Nathalie Rassem

A Bongor, l’heure est à la préparation des terrains pour la nouvelle saison de culture du riz.

Jean Patvounsia en est conscient, et ce mercredi matin il vient d’achever une réunion de travail sur la question, avec les membres du directoire de la coopérative qu’il dirige. Objectif, mieux s’armer pour mieux faire face aux défis qui pointent à l’horizon. 

L’un de ces défis, c’est l’écoulement du riz, devenu difficile ces derniers mois. “Dans les années passées, un sac de 100 à 110 kilogrammes était vendu à 50, 60, voire 70000 F. Aujourd’hui, le prix tourne autour de 35 000f”, explique le cultivateur.

Le président du conseil d’administration du groupement des producteurs de riz du “Casier B” (nom des vastes plaines rizicoles de Bongor) improvise un tour dans les magasins, pour mesurer l’ampleur de la situation. 

Au Quartier Silé 1, il trouve un groupe de femmes décortiquant, et ensachant du riz. Juste en face d’elles, une vaste salle dans laquelle sont stockées les récoltes de la campagne précédente. Des dizaines de tonnes de riz y sont entreposées en attendant leur commercialisation.

“Par le passé, il était difficile de voir un tel stock dans nos entrepôts, mais cela ne nous empêche pas de persévérer”, explique t-il.

Irrigation difficile

Après cette visite, Jean Patvounsia démarre sa moto en direction du Casier B, où il exploite près de cinquante hectares de rizières. En cette période de contre saison, seule une partie des superficies a été mise en valeur. 

Malgré le potentiel important de la filière riz dans la région, les producteurs font face à d’autres défis de taille, parmi lesquels le coût élevé des intrants agricoles.

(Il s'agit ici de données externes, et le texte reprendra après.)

int admm_hip_options_default(admm_hip_options* o) {
    return guarded([&] {
        ADMM_REQUIRE(o != nullptr, "options must not be NULL");
        std::memset(o, 0, sizeof(*o));
        o->struct_size = (int)sizeof(*o);
    });
}
int admm_hip_options_reset(void) { return guarded([&] { thread_options() = ThreadOptions(); }); }
int admm_hip_option_set(const char* name, const char* value) {
    return guarded([&] {
        ADMM_REQUIRE(name != nullptr && name[0] != 0, "option name must not be empty");
        Opt id;
        ADMM_REQUIRE(opt_find(name, &id), std::string("unknown option '") + name + "' (INTEGRATION.md section 5 lists the names)");
        opt_set_thread(id, value);
    });
}
const char* admm_hip_option_get(const char* name) {
    Opt id;
    return name && opt_find(name, &id) ? opt_text(id) : nullptr;
}
int admm_hip_options_set(const admm_hip_options* o) {
    return guarded([&] {
        ThreadOptions n;
        if (o == nullptr) { thread_options() = n; return; }
        ADMM_REQUIRE(o->struct_size >= (int)(2 * sizeof(int)) && o->struct_size <= (int)sizeof(admm_hip_options), "options: bad struct_size");
        admm_hip_options v;
        std::memset(&v, 0, sizeof(v));
        std::memcpy(&v, o, (size_t)o->struct_size);
        auto set = [&](Opt k, const char* val) { opt_parse(k, val, &n.v[(int)k]); n.has[(int)k] = true; };
        auto num = [&](Opt k, int val) { set(k, std::to_string(val).c_str()); };
        if (v.gram_backend == 1) set(Opt::GRAM, "rocblas");
        if (v.gram_split) { ADMM_REQUIRE(v.gram_split >= 1 && v.gram_split <= 3, "options: gram_split"); set(Opt::GRAM_SPLIT, v.gram_split == 1 ? "0" : (v.gram_split == 2 ? "f16x2" : "bf16x3")); }
        if (v.factor_backend == 1) set(Opt::FACTOR, "rocsolver");
        if (v.inverse_precision) { ADMM_REQUIRE(v.inverse_precision == 1 || v.inverse_precision == 2, "options: inverse_precision"); set(Opt::INVERSE, v.inverse_precision == 1 ? "f32" : "f64"); }
        if (v.tall_xupdate) { ADMM_REQUIRE(v.tall_xupdate == 1 || v.tall_xupdate == 2, "options: tall_xupdate"); set(Opt::XUPDATE, v.tall_xupdate == 1 ? "gemv" : "sym"); }
        if (v.tall_refine) set(Opt::REFINE, "1");
        if (v.consensus_two_pass) set(Opt::PAR_ONEPASS, "0");
        if (v.consensus_unfused >= 1) set(Opt::PAR_FUSE_PZ, "0");
        if (v.consensus_unfused >= 2) set(Opt::PAR_BATCH, "0");
        if (v.bp_two_pass) set(Opt::BP_ONEPASS, "0");
        if (v.lad_no_hat) set(Opt::LAD_HAT, "0");
        if (v.wide_no_persist == 1) set(Opt::WIDE_PERSIST, "0");
        if (v.wide_no_persist == 2) set(Opt::WIDE_PERSIST_COLS, "0");
        if (v.wide_unfused) set(Opt::WIDE_FUSE, "0");
        if (v.wide_gram_sprad) set(Opt::WIDE_SPRAD, "gram");
        if (v.sharing_bp_direct) set(Opt::SBP_GRAM, "0");
        if (v.cv_downdate) set(Opt::CV_DOWNDATE, v.cv_downdate == 1 ? "1" : "0");
        if (v.peer_exchange) set(Opt::PEER_FUSED, v.peer_exchange == 1 ? "2" : "0");
        if (v.batch_iters > 0) num(Opt::BATCH_ITERS, v.batch_iters);
        if (v.profile_stride > 0) num(Opt::PROFILE_STRIDE, v.profile_stride);
        if (v.pool_mb) num(Opt::POOL_MB, v.pool_mb < 0 ? 0 : v.pool_mb);
        if (v.lad_two_pass) set(Opt::LAD_ONEPASS, "0");
        if (v.par_devices) {
            ADMM_REQUIRE(v.par_devices >= -1 && v.par_devices <= 64, "options: par_devices");
            std::string l;
            for (int d = 0; d < v.par_devices; ++d) l += (d ? "," : "") + std::to_string(d);
            set(Opt::PAR_DEVICES, v.par_devices == -1 ? "all" : l.c_str());
        }
        if (v.screen) {
            ADMM_REQUIRE(v.screen >= 1 && v.screen <= 3, "options: screen");
            set(Opt::WIDE_SCREEN, v.screen == 1 ? "16" : (v.screen == 3 ? "8" : "0"));
            set(Opt::SBP_SCREEN, v.screen == 2 ? "0" : "1");
        }
        thread_options() = n;
    });
}
int admm_hip_comm_unique_id(void* id_out) {
    return guarded([&] { ADMM_REQUIRE(id_out != nullptr, "id_out must not be NULL"); comm_unique_id(id_out); });
}
int admm_hip_comm_init(int nranks, int rank, const void* id) {
    return guarded([&] { ADMM_REQUIRE(id != nullptr, "id must not be NULL"); require_device(); comm_init(nranks, rank, id); });
}
int admm_hip_comm_finalize(void) {
    return guarded([&] { comm_finalize(); });
}
int admm_hip_comm_info(int* nranks_out, int* rank_out, int* backend_out) {
    return guarded([&] {
        const CommInfo ci = comm_info_live();
        if (nranks_out) *nranks_out = ci.active ? ci.nranks : 1;
        if (rank_out) *rank_out = ci.active ? ci.rank : 0;
        if (backend_out) *backend_out = ci.active ? ci.backend : 0;
    });
}
int admm_hip_comm_peer_prepare(int nranks, void* handle_out) {
    return guarded([&] { ADMM_REQUIRE(handle_out != nullptr, "handle_out must not be NULL"); require_device(); comm_peer_prepare(nranks, handle_out); });
}
int admm_hip_comm_init_peer(int nranks, int rank, const void* handles) {
    return guarded([&] { ADMM_REQUIRE(handles != nullptr, "handles must not be NULL"); require_device(); comm_init_peer(nranks, rank, handles); });
}
int admm_hip_comm_init_shm(int nranks, int rank, const char* name, unsigned long long token) {
    return guarded([&] { require_device(); comm_init_shm(nranks, rank, name, token); });
}
int admm_hip_comm_test_allreduce(float* fbuf, long long nf, double* dbuf, long long nd, int mem) {
    return guarded([&] {
        ADMM_REQUIRE(nf >= 0 && nd >= 0 && (nf == 0 || fbuf) && (nd == 0 || dbuf), "bad arguments");
        ADMM_REQUIRE(comm_info().active, "no communicator");
        require_device();
        Stream st;
        DevBuf<float> df; DevBuf<double> dd;
        float* pf = fbuf; double* pd = dbuf;
        if (mem == ADMM_MEM_HOST) {
            df.alloc((size_t)nf); dd.alloc((size_t)nd);
            if (nf) ADMM_HIP_CHECK(hipMemcpyAsync(df.get(), fbuf, (size_t)nf * sizeof(float), hipMemcpyHostToDevice, st.s));
            if (nd) ADMM_HIP_CHECK(hipMemcpyAsync(dd.get(), dbuf, (size_t)nd * sizeof(double), hipMemcpyHostToDevice, st.s));
            pf = df.get(); pd = dd.get();
        }
        if (nf && nd) allreduce_sum_f32_f64(pf, (size_t)nf, pd, (size_t)nd, st.s);
        else if (nf) allreduce_sum_f32(pf, (size_t)nf, st.s);
        else if (nd) allreduce_sum_f64(pd, (size_t)nd, st.s);
        if (mem == ADMM_MEM_HOST) {
            if (nf) ADMM_HIP_CHECK(hipMemcpyAsync(fbuf, pf, (size_t)nf * sizeof(float), hipMemcpyDeviceToHost, st.s));
            if (nd) ADMM_HIP_CHECK(hipMemcpyAsync(dbuf, pd, (size_t)nd * sizeof(double), hipMemcpyDeviceToHost, st.s));
        }
        st.sync();
        comm_check();
    });
}
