# morgana-proofs/GKR-MSM

Measured on AMD Instinct MI355X. Metric: msm_points_per_sec, higher is better.
Workload: dtype u32 limbs, u64 column accumulators (BLS12-381 Fr in Montgomery form: 9 x 29-bit limbs in registers, 8 x 32 in memory)

## Files before the change

### gkr_msm_amd/csrc/g1.hip

```cpp
#include <string.h>

#include <cstring>
#include <mutex>
#include <thread>
#include <vector>


#include "common.hpp"
#include "internal.hpp"
#include "g1.hip.h"
#include "sort.hip.h"
#include "msm_plan.hpp"

namespace gm {

static constexpr uint32_t G1_NEG_BIT = 0x80000000u;

__global__ void __launch_bounds__(256) k_g1_lower_bound(const uint32_t* __restrict__ keys, uint64_t ntasks, uint32_t nkeys,
                                                         uint32_t* __restrict__ off, uint32_t* __restrict__ max_len) {
    const uint32_t k = blockIdx.x * blockDim.x + threadIdx.x;
    if (k > nkeys) return;
    auto lb = [&](uint32_t key) {
        uint64_t lo = 0, hi = ntasks;
        while (lo < hi) {
// ... 386 lines not shown

__global__ void __launch_bounds__(256) k_g1_map_tasks(const uint32_t* __restrict__ mapping, uint64_t n, uint32_t nkeys,
                                                       uint32_t* __restrict__ keys, uint32_t* __restrict__ idx,
                                                       uint32_t* __restrict__ bad) {
    const uint64_t i = (uint64_t)blockIdx.x * blockDim.x + threadIdx.x;
    if (i >= n) return;
    const uint32_t m = mapping[i];
    if (m >= nkeys) atomicAdd(bad, 1u);
    keys[i] = m < nkeys ? m : nkeys;
    idx[i] = (uint32_t)i;
}

__global__ void __launch_bounds__(128) k_g1_to_affine(const G1Jac* __restrict__ in, uint64_t n, G1Aff* __restrict__ out) {
    const uint64_t i = (uint64_t)blockIdx.x * blockDim.x + threadIdx.x;
    if (i >= n) return;
    g1_aff_store(out + i, g1_to_aff(g1_load(in + i)));
}

__global__ void __launch_bounds__(128) k_g1_from_affine(const G1Aff* __restrict__ in, uint64_t n, G1Jac* __restrict__ out) {
    const uint64_t i = (uint64_t)blockIdx.x * blockDim.x + threadIdx.x;
    if (i >= n) return;
    g1_store(out + i, g1_from_aff(g1_aff_load(in + i)));
}

__global__ void __launch_bounds__(128) k_g1_gen_points(G1Aff gen, uint64_t n, uint64_t seed, G1Aff* __restrict__ out) {
    const uint64_t i = (uint64_t)blockIdx.x * blockDim.x + threadIdx.x;
    if (i >= n) return;
    uint64_t z = seed + 0x9E3779B97F4A7C15ULL * (i + 1);
    z = (z ^ (z >> 30)) * 0xBF58476D1CE4E5B9ULL;
    z = (z ^ (z >> 27)) * 0x94D049BB133111EBULL;
    z ^= z >> 31;
    z |= 1;
    G1Jac acc = g1_inf();
    for (int b = 63; b >= 0; b--) {
        acc = g1_dbl(acc);
        if ((z >> b) & 1) acc = g1_add_mixed(acc, gen);
    }
    g1_aff_store(out + i, g1_to_aff(acc));
}

__global__ void __launch_bounds__(128) k_g1_mock_srs(G1Aff g0, Fr tau, uint64_t n, G1Aff* __restrict__ out) {
    const uint64_t i = (uint64_t)blockIdx.x * blockDim.x + threadIdx.x;
    if (i >= n) return;
    Fr acc = fr_one(), b = tau;
    for (uint64_t e = i; e; e >>= 1) {
        if (e & 1) acc = fr_mul(acc, b);
        b = fr_sqr(b);
    }
    const Fr k = fr_from_mont(acc);
    G1Jac r = g1_inf();
    for (int li = 7; li >= 0; li--)
        for (int bit = 31; bit >= 0; bit--) {
            r = g1_dbl(r);
            if ((k.l[li] >> bit) & 1) r = g1_add_mixed(r, g0);
        }
    g1_aff_store(out + i, g1_to_aff(r));
}

struct G1Scratch {
    char* base = nullptr;
    size_t cap = 0, used = 0;
    std::mutex mu;
    int32_t reserve(size_t bytes) {
        if (bytes <= cap) return GM_OK;
        if (base) dev_free(base);
        base = nullptr;
        cap = 0;
        hipError_t e = dev_alloc((void**)&base, bytes);
        if (e != hipSuccess) return set_err(GM_ERR_HIP, "hipMalloc(G1 scratch %zu): %s", bytes, hipGetErrorString(e));
        cap = bytes;
        return GM_OK;
    }
    void* carve(size_t b) {
        const size_t a = (used + 255) & ~(size_t)255;
        used = a + b;
        return base + a;
    }
    void release() {
        if (base) dev_free(base);
        base = nullptr;
        cap = used = 0;
    }
};
static G1Scratch& g1_scratch() {
    static G1Scratch s[GM_MAX_DEVICES];
    int dev = 0;
    (void)hipGetDevice(&dev);
    return s[(dev >= 0 && dev < GM_MAX_DEVICES) ? dev : 0];
}

static size_t al(size_t b) { return (b + 255) & ~(size_t)255; }

struct G1Layout {
    size_t sort_tmp = 0, scan_tmp = 0, total = 0;
};

static uint32_t bit_len(uint32_t v) {
    uint32_t b = 0;
    while (v) { b++; v >>= 1; }
    return b;
}

static int32_t g1_engine_layout(uint64_t ntasks, uint32_t nkeys, G1Layout* L) {
    const size_t st = radix_sort_tmp_bytes(ntasks), sc = 33 * scan_tmp_bytes((size_t)nkeys + 1);
    L->sort_tmp = st;
    L->scan_tmp = sc;
    L->total = al(st) + al(sc) + 2 * al(ntasks * 4) + 35 * al(((size_t)nkeys + 1) * 4) + al(64) + al((ntasks / 64 + (size_t)34 * (nkeys / 32 + 3) + 64) * 4) +
               al((ntasks / 2 + nkeys + 1) * (size_t)G1_CELL_WORDS * 4) + al((ntasks / 4 + nkeys + 1) * (size_t)G1_CELL_WORDS * 4) + 4096;
    return GM_OK;
}
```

« Autrefois, l’accès aux intrants était plus facile. Aujourd’hui, les engrais sont devenus très chers. Un sac peut coûter jusqu’à 32 000 francs CFA, ce qui représente une charge importante pour les producteurs », déplore – t il.

Sans oublier le vieillissement des équipements et la dégradation progressive des infrastructures d’irrigation

« Leur réhabilitation nécessite des moyens financiers considérables que les producteurs ne peuvent mobiliser seuls. Malgré tout, nous continuons à faire de notre mieux pour maintenir la production ».

Variétés à cycle court

Le septuagénaire dirige une coopérative regroupant entre 1200 et 1 500 producteurs. L’organisation fondée au cours des années 1970, mise désormais sur les variétés précoces de riz, appréciées pour leur cycle de production relativement court et leur rendement élevé.

“C’est une variété précoce vulgarisée par l’ITRAD (Institut Tchadien de Recherche Agronomique pour le Développement), son cycle est d’environ trois mois. Avec un bon suivi technique, le rendement peut atteindre jusqu’à sept tonnes à l’hectare”, précise-t-il.

Une adaptation avec pour objectif de “contribuer à l’augmentation de la production nationale, de renforcer la sécurité alimentaire et de mettre à la disposition des consommateurs un riz local de qualité”.

Malgré les difficultés d’écoulement, la coopérative s’appuie notamment sur des contrats avec certaines entreprises locales. Ces débouchés permettent à plusieurs producteurs de faire face à leurs charges et de s’acquitter de certaines redevances.

La région du Mayo-Kebbi Est figure parmi les principaux bassins de production rizicole du Tchad. Chaque année, la production est estimée entre 35 000 et 50 000 tonnes de riz paddy, faisant de cette zone un acteur majeur de la filière au niveau national.